### RECORDS FOR THE EXERCISE

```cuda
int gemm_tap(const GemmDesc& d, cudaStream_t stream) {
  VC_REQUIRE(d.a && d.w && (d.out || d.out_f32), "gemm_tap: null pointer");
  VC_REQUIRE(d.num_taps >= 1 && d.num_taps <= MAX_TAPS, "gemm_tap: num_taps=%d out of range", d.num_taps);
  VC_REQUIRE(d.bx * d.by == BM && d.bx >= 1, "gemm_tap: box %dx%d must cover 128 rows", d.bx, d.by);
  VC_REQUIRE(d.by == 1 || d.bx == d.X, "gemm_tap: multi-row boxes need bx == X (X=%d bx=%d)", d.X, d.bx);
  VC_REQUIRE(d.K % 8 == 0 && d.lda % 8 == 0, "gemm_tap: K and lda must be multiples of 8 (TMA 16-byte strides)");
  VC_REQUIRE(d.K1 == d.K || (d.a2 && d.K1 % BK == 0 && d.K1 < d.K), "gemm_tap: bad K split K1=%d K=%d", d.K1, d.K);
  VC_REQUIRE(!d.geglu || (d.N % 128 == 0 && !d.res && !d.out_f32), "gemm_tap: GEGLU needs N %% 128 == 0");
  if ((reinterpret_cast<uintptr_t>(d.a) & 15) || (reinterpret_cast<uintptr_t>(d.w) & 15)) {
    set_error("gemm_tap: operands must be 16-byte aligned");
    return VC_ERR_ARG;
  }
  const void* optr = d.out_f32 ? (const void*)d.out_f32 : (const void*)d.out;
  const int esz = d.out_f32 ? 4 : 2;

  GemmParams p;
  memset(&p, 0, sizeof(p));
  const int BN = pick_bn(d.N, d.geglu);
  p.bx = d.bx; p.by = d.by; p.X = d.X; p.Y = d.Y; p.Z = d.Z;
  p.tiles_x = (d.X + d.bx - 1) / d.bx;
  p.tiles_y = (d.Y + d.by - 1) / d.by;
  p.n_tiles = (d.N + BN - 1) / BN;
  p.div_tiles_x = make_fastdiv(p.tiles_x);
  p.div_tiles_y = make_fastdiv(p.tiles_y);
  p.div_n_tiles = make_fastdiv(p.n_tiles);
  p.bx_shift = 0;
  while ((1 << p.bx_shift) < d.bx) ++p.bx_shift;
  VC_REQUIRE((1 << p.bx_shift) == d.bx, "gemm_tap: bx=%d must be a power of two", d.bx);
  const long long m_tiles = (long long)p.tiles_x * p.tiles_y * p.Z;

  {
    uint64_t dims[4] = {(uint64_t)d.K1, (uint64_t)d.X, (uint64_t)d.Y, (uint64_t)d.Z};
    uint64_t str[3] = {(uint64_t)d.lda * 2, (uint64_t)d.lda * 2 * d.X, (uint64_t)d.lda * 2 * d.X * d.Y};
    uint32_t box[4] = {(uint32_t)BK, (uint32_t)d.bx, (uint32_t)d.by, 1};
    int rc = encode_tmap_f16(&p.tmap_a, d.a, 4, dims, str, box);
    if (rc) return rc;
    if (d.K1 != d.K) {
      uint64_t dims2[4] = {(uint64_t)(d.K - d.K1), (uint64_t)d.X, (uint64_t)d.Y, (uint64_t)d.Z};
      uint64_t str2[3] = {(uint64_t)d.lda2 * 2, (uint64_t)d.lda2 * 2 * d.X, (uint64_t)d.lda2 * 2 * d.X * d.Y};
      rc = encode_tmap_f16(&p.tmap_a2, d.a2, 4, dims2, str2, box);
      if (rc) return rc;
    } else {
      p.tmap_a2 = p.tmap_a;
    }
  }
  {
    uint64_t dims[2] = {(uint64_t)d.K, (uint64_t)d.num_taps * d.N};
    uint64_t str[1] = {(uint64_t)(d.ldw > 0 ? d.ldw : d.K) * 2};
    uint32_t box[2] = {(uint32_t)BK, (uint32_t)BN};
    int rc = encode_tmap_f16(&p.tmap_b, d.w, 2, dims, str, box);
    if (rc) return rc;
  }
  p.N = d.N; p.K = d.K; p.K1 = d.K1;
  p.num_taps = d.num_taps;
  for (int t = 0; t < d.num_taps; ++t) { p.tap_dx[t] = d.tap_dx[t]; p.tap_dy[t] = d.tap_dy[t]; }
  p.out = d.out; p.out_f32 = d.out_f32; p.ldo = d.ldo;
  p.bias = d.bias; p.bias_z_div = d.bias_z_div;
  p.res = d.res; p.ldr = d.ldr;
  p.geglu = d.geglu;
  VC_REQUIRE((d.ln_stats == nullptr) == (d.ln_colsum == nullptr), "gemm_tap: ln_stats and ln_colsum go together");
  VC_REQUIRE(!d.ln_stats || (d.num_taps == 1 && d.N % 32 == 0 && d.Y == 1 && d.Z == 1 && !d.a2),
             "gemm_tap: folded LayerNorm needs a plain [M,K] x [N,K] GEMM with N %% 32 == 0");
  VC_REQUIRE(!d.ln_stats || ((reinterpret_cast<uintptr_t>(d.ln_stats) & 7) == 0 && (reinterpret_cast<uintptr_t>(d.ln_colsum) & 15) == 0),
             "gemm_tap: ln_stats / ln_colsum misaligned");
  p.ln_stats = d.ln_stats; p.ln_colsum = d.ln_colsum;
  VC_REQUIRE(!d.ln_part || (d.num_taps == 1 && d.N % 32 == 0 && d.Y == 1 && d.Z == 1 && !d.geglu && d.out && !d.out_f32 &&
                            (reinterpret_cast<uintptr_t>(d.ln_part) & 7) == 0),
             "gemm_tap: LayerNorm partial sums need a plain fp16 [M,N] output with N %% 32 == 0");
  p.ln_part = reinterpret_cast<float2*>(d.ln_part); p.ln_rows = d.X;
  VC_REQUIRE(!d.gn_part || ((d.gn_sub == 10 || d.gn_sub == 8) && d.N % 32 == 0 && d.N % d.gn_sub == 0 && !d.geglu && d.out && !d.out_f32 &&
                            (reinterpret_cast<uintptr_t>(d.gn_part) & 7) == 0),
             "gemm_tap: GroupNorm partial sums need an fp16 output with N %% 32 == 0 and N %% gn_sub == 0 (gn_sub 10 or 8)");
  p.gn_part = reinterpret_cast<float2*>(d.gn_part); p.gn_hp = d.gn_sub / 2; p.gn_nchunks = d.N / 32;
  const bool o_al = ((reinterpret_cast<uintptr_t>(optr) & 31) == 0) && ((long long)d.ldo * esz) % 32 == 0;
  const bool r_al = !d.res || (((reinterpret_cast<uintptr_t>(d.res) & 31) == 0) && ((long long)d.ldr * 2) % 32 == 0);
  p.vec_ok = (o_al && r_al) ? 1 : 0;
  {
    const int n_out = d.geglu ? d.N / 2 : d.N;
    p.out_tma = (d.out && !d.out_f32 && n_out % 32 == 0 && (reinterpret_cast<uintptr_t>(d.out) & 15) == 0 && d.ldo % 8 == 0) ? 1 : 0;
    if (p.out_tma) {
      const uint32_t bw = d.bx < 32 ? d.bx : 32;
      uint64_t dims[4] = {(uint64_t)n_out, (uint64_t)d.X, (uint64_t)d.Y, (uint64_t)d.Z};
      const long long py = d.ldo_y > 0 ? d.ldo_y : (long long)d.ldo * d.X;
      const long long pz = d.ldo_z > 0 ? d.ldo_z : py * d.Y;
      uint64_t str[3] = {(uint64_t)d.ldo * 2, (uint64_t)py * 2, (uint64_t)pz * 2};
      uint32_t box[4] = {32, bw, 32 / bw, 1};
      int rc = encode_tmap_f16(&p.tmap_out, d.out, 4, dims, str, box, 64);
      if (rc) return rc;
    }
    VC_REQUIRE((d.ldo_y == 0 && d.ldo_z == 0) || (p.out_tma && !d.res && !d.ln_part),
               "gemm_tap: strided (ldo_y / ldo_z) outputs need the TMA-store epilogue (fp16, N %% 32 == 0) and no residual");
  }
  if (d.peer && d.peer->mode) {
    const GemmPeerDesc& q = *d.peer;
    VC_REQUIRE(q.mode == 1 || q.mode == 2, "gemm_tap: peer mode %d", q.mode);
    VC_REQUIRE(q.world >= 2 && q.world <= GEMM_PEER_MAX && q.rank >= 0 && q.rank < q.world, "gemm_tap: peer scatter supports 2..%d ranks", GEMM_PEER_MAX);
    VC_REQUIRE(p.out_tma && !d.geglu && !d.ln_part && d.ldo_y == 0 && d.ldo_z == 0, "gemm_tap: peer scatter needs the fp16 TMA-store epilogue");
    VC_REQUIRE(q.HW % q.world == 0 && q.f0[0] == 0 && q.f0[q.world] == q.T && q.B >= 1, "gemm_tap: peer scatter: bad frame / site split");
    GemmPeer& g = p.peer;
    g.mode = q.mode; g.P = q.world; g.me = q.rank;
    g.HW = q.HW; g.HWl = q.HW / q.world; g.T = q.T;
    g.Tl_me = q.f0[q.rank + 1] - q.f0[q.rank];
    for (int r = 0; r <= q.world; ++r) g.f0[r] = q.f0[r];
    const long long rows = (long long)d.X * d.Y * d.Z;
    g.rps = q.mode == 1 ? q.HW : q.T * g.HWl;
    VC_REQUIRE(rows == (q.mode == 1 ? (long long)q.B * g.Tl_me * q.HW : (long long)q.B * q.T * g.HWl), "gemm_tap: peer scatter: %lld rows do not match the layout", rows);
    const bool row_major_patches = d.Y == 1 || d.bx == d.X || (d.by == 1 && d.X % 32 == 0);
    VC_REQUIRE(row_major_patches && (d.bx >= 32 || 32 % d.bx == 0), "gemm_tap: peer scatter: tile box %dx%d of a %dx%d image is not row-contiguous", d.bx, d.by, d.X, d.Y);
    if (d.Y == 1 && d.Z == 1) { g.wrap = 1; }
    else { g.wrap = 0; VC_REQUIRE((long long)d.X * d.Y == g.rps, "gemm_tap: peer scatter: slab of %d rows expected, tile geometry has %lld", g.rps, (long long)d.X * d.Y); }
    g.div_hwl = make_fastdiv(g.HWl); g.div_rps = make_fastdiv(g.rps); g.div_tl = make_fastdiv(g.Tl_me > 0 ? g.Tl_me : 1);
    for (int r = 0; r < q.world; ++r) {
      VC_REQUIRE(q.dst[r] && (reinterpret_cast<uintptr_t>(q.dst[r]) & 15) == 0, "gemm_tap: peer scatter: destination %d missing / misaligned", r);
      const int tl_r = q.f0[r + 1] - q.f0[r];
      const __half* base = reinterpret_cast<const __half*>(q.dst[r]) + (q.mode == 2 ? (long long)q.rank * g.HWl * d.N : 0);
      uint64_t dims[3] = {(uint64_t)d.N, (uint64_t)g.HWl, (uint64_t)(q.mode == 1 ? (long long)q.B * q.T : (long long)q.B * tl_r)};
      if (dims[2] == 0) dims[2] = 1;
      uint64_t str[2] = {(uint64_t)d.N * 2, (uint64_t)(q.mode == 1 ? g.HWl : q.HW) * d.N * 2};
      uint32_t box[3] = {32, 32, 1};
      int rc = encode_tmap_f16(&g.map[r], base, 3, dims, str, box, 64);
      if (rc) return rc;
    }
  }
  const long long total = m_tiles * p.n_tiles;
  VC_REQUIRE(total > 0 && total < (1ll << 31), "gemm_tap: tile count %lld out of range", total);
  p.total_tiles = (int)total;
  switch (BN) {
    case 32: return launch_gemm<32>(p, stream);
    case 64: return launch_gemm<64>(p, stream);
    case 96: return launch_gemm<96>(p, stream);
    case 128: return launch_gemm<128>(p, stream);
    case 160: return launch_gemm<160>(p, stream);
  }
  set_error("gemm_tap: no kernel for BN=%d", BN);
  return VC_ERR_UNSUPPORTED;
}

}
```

######

THE TASK —
Copy out every line of the material above that mentions the word "sums".

TASK SOLUTION —
             "gemm_tap: LayerNorm partial sums need a plain fp16 [M,N] output with N %% 32 == 0");
             "gemm_tap: GroupNorm partial sums need an fp16 output with N %% 32 == 0 and N %% gn_sub == 0 (gn_sub 10 or 8)");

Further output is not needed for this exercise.